There's this moment that happens about six months after a founder makes a big call. The product launched. The hire worked out. The pivot paid off. And they're sitting there thinking: "I got lucky."
Not "I made a good decision." Lucky.
I used to think this was imposter syndrome. Then I started paying attention to what actually happens when founders make decisions. The pattern isn't what you'd expect.
The decisions that feel certain? Those are usually the safe ones. The ones that work out but don't move the needle. Hire someone with the exact right resume. Build the feature customers explicitly requested. Stick to the roadmap you showed investors.
The decisions that change everything? Those feel terrible going in.
Your fourth employee was someone who'd never done the job before, but you couldn't shake the feeling they'd figure it out. You killed a feature half your team loved because something felt off about the usage patterns. You walked away from a partnership that looked perfect on paper.
Six months later, these are the decisions that defined the company. And they still don't feel smart.
The thing nobody tells you about uncertainty
Every decision you make contains information you don't have. That's not a bug in your process. That's the actual condition of building something new.
You can't know if your next hire will work out. You can interview them for six hours. You can do reference checks. You can have them meet the whole team. At some point you're still guessing about whether they'll ship when it's 11pm and the demo's broken.
You can't know if the feature will land. You've got user research, you've got data, you've got a prototype half the team is excited about. You still don't know if people will actually use it until it's live.
The uncertainty doesn't go away when you get better at this. You just get better at deciding anyway.
What changes after 50 decisions
I've watched founders go through their first 50 major calls. Something shifts around decision 30.
Early on, they're trying to eliminate uncertainty. More research. More data. More input. They're searching for the decision that feels obviously right.

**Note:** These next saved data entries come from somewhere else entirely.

## Use 32-bit addressing and rotating ring offsets in quad-strip Chebyshev kernel

Adds a template flag so the quad-strip kernel computes global x, coefficient and y addresses with 32-bit unsigned offsets when tensors fit in 4 GiB, with a 64-bit fallback selected on the host or forced by a new plan option. Ring-slot indices are replaced by precomputed byte offsets rotated each step, removing the per-step modulo arithmetic. It also adds readfirstlane on the spin flag, moves the lane-derived values for the recurrence base into hand-managed registers, and rewrites the output store with hoisted column masks. The goal is to cut scalar and vector address ALU work and register pressure in the inner step. The cost is more kernel variants and layout assumptions such as a 256-byte row stride in the 32-bit path.

Result: no change. 304,600 (median of 6 runs) (+0.9%).

```diff
diff --git a/deepsphere-cosmo-tf2_amd/csrc/cheb_fused.hip b/deepsphere-cosmo-tf2_amd/csrc/cheb_fused.hip
--- a/deepsphere-cosmo-tf2_amd/csrc/cheb_fused.hip
+++ b/deepsphere-cosmo-tf2_amd/csrc/cheb_fused.hip
@@ -426,6 +426,7 @@
     qs.nstrips = ft.q5.n; qs.Fin = rq.Fin; qs.Fout = rq.Fout;
     qs.f16 = rq.precision == DSPH_PREC_F16X3;
     qs.f16_xexp = plan->opt.f16_xexp;
+    qs.addr64 = plan->opt.qstrip_addr64;
     qs.prep_weights = fused_images_claim(plan, rq.ws, IMG_QSTRIP);
     return launch_cheb_qstrip(qs, rq.stream);
   }
diff --git a/deepsphere-cosmo-tf2_amd/csrc/cheb_qstrip.hip b/deepsphere-cosmo-tf2_amd/csrc/cheb_qstrip.hip
--- a/deepsphere-cosmo-tf2_amd/csrc/cheb_qstrip.hip
+++ b/deepsphere-cosmo-tf2_amd/csrc/cheb_qstrip.hip
@@ -67,8 +67,14 @@
   a.Fin = s.Fin;
   a.Fout = s.Fout;
   const int grid = qtape_forward_args(a, s, QS_RUNIN);
-  void (*kern)(QStripArgs) = s.f16 ? (s.cheb ? cheb_qstrip5_kernel<true, true> : cheb_qstrip5_kernel<false, true>)
-                                   : (s.cheb ? cheb_qstrip5_kernel<true, false> : cheb_qstrip5_kernel<false, false>);
+  const uint64_t lim = (uint64_t)1 << 32;
+  const bool a64 = s.addr64 || (uint64_t)s.x_rows * (uint64_t)s.Fin * 4u >= lim || (uint64_t)s.y_rows * (uint64_t)s.ld * 4u >= lim ||
+                   (uint64_t)s.x_rows * 32u >= lim;
+  void (*kern)(QStripArgs) =
+      a64 ? (s.f16 ? (s.cheb ? cheb_qstrip5_kernel<true, true, true> : cheb_qstrip5_kernel<false, true, true>)
+                   : (s.cheb ? cheb_qstrip5_kernel<true, false, true> : cheb_qstrip5_kernel<false, false, true>))
+          : (s.f16 ? (s.cheb ? cheb_qstrip5_kernel<true, true, false> : cheb_qstrip5_kernel<false, true, false>)
+                   : (s.cheb ? cheb_qstrip5_kernel<true, false, false> : cheb_qstrip5_kernel<false, false, false>));
 #ifdef DSPH_QS_STAMPS
   static unsigned* d_stamps = nullptr;
   constexpr size_t NST = 8 * 4 * 10;
diff --git a/deepsphere-cosmo-tf2_amd/csrc/cheb_qstrip_kernel.h b/deepsphere-cosmo-tf2_amd/csrc/cheb_qstrip_kernel.h
--- a/deepsphere-cosmo-tf2_amd/csrc/cheb_qstrip_kernel.h
+++ b/deepsphere-cosmo-tf2_amd/csrc/cheb_qstrip_kernel.h
@@ -149,7 +149,7 @@
 
 __host__ __device__ constexpr float qs_wsign(bool cheb, int j) { return cheb && ((j & 3) >= 2) ? -1.f : 1.f; }
 
-template <bool CHEB, bool F16>
+template <bool CHEB, bool F16, bool A64>
 __global__ __launch_bounds__(QS_THREADS, 2) void cheb_qstrip5_kernel(QStripArgs a) {
   constexpr int K = 5, D = QS_D, RING = K + 2;
 #ifdef DSPH_QS_NOH1
@@ -210,7 +210,7 @@
       for (int i = 0; i < XN; ++i) xv[i] = qs_f4{0.f, 0.f, 0.f, 0.f};
       return;
     }
-    const char* src = xmap + (size_t)(xrow * xrowb + x_goff);
+    const char* src = A64 ? xmap + ((size_t)xrow * xrowb + x_goff) : xmap + (size_t)((xrow << 8) | x_goff);
 #pragma unroll
     for (int i = 0; i < XN; ++i) xv[i] = *reinterpret_cast<const qs_f4*>(src + (X_BY_H ? 64 : 128) * i);
   };
@@ -218,13 +218,13 @@
     if (X_BY_H) asm volatile("" : "+v"(xv[0]), "+v"(xv[1]), "+v"(xv[XN - 2]), "+v"(xv[XN - 1]) : : "memory");
     else asm volatile("" : "+v"(xv[0]), "+v"(xv[1]) : : "memory");
   };
-  auto xstore = [&](int slot, const qs_f4 (&xv)[XN]) __attribute__((always_inline)) {
+  auto xstore = [&](unsigned xo, const qs_f4 (&xv)[XN]) __attribute__((always_inline)) {
     if (QS_ABL & 4096) {
 #pragma unroll
       for (int i = 0; i < XN; ++i) asm volatile("" : : "v"(xv[i]));
       return;
     }
-    unsigned char* q = smem + (unsigned)slot * ROWB + x_loff;
+    unsigned char* q = smem + xo + x_loff;
 #pragma unroll
     for (int i = 0; i < XN; ++i) {
       const unsigned fo = X_BY_H ? (unsigned)(i >> 1) * (2 * 4 * QS_FRAG) + (unsigned)(i & 1) * (32u * 16u) : (unsigned)i * (2 * 4 * QS_FRAG);
@@ -240,22 +240,26 @@
       *reinterpret_cast<qs_u2*>(q + fo + 4 * QS_FRAG) = lo;
     }
   };
-  auto cfetch = [&](unsigned rid, qs_f4& cv, float& cd) __attribute__((always_inline)) { qt_cfetch(a.gvals8, a.gdiag, rid, q4, cv, cd); };
+  auto cfetch = [&](unsigned rid, qs_f4& cv, float& cd) __attribute__((always_inline)) {
+    if (A64) { qt_cfetch(a.gvals8, a.gdiag, rid, q4, cv, cd); return; }
+    cv = *reinterpret_cast<const qs_f4*>(reinterpret_cast<const char*>(a.gvals8) + (size_t)((rid << 5) | ((unsigned)(q4 & 1) << 4)));
+    cd = *reinterpret_cast<const float*>(reinterpret_cast<const char*>(a.gdiag) + (size_t)(rid << 2));
+  };
   auto cw_wait = [&](qs_f4& cv, float& cd) __attribute__((always_inline)) {
     asm volatile("" : "+v"(cv), "+v"(cd) : : "memory");
   };
-  auto cstore = [&](int slot, qs_f4 cv, float cd) __attribute__((always_inline)) {
+  auto cstore = [&](unsigned co, unsigned c_cvoff, qs_f4 cv, float cd) __attribute__((always_inline)) {
     if (CHEB) { cv = cv + cv; cd = cd + cd; }
-    unsigned char* q = smem + LDS_C + (unsigned)slot * QS_CROWB + (unsigned)p * 16u + (unsigned)oq * 4u;
-    if (q4 < 2) {
-#pragma unroll
-      for (int d = 0; d < 4; ++d) *reinterpret_cast<float*>(q + (unsigned)(1 + 4 * q4 + d) * 256u) = cv[d];
-    }
-    if (q4 == 2) *reinterpret_cast<float*>(q) = cd;
+    unsigned char* q = smem + LDS_C + (co + (unsigned)oq * 4u) + (unsigned)p * 16u;
+#pragma unroll
+    for (int d = 0; d < 4; ++d) *reinterpret_cast<float*>(q + c_cvoff + (unsigned)d * 256u) = cv[d];
+    *reinterpret_cast<float*>(q) = cd;
   };
   constexpr bool C_OFF = (QS_ABL & 1024) != 0;
-  auto clo_read = [&](int slot) __attribute__((always_inline)) -> QCoefLo { return qt_clo_read<C_OFF>(smem + LDS_C, slot, p); };
-  auto chi_read = [&](int slot) __attribute__((always_inline)) -> QCoefHi { return qt_chi_read<C_OFF>(smem + LDS_C, slot, p); };
+  auto clo_read = [&](unsigned co) __attribute__((always_inline)) -> QCoefLo { return qt_clo_read<C_OFF>(smem + LDS_C + co, 0, p); };
+  auto chi_read = [&](unsigned co) __attribute__((always_inline)) -> QCoefHi { return qt_chi_read<C_OFF>(smem + LDS_C + co, 0, p); };
+  auto x_wrap = [&](unsigned xo) __attribute__((always_inline)) -> unsigned { return xo + ROWB == (unsigned)RINGB ? 0u : xo + ROWB; };
+  auto c_wrap = [&](unsigned co) __attribute__((always_inline)) -> unsigned { return co + QS_CROWB == (unsigned)CRINGB ? 0u : co + QS_CROWB; };
 
 #if QS_ABL & 512
 #define QS_FRLOAD(P) (wr[0][0][0])
@@ -278,6 +282,8 @@
         fr[(s + 1) & 1][u][1] = QS_FRLOAD(smem + (FADDR) + fo + 4 * QS_FRAG);                                             \
       }                                                                                                                   \
     }                                                                                                                     \
+          \
+    asm volatile("" : : "v"(fr[s & 1][0][0]), "v"(fr[s & 1][0][1]), "v"(fr[s & 1][1][0]), "v"(fr[s & 1][1][1]));            \
     _Pragma("unroll") for (int j = 0; j < 3; ++j) {                                                                       \
       _Pragma("unroll") for (int u = 0; u < 2; ++u) {                                                                     \
         const int m = (s * 3 + j) * 2 + u;                                                                                \
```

By decision 30, they've figured out the pattern. The obviously right decisions are usually the boring ones. The decisions that matter always come with doubt.
So they stop trying to feel certain. They start looking for something else.
They're tracking: What happens when I ignore this feeling? What happens when I follow it even though I can't explain it?
The best founders I know have gotten comfortable making calls that feel 60% right. Not because they're reckless. Because they've learned that 60% is as good as it gets when you're doing something that hasn't been done before.
The two types of wrong feelings
Here's where it gets useful. Not all uncertainty feels the same.
There's the wrong feeling that comes from incomplete information. You're hiring for a role you've never hired for. You're entering a market you don't fully understand. You're making a technical bet on something that might not work.
This feeling is sharp. Specific. You can name exactly what you don't know.
Then there's the wrong feeling that comes from going against the script. Everyone says you should raise a Series A before shipping. Everyone says you should hire a VP of Engineering before you hit 10 engineers. Everyone says you should build the enterprise version first.
This feeling is fuzzy. Social. You can't quite articulate what's wrong, you just know the standard advice doesn't fit.
The first type of uncertainty gets better with information. Do the research. Run the experiment. Talk to someone who's done it.
The second type gets worse with more input. The more you listen to what you "should" do, the further you get from what actually makes sense for your company.
The founders who move fast have learned to tell these apart.
What confidence actually looks like
I watched a founder make a decision last month that looked insane from the outside. They killed a product line that was generating 40% of revenue. Profitable revenue.
They didn't have a replacement ready. They didn't have a grand strategy. They just knew that keeping it meant splitting focus, and splitting focus meant they'd lose the race on the thing that actually mattered.
When I asked them how certain they were, they said: "Maybe 65%."
Then they did it anyway.
That's not recklessness. That's understanding that waiting for 95% certainty means someone else ships first.
The decision felt wrong. Six months later, it was obviously right. But it didn't feel right at the time, and it probably never would have.
The mistake most founders make
They think the goal is to get better at predicting outcomes. More data, better models, smarter analysis.
But the actual skill is getting better at making decisions with the same amount of uncertainty.
You'll never know if your fifth hire will work out. You get better at interviewing, you get better at onboarding, you get better at supporting people through their first 90 days. The uncertainty at the moment of hiring doesn't change.
You'll never know if the product will work before you ship it. You get better at prototyping, you get better at reading early signals, you get better at iterating fast. The uncertainty at the moment of launch doesn't change.
What changes is your tolerance for moving forward anyway.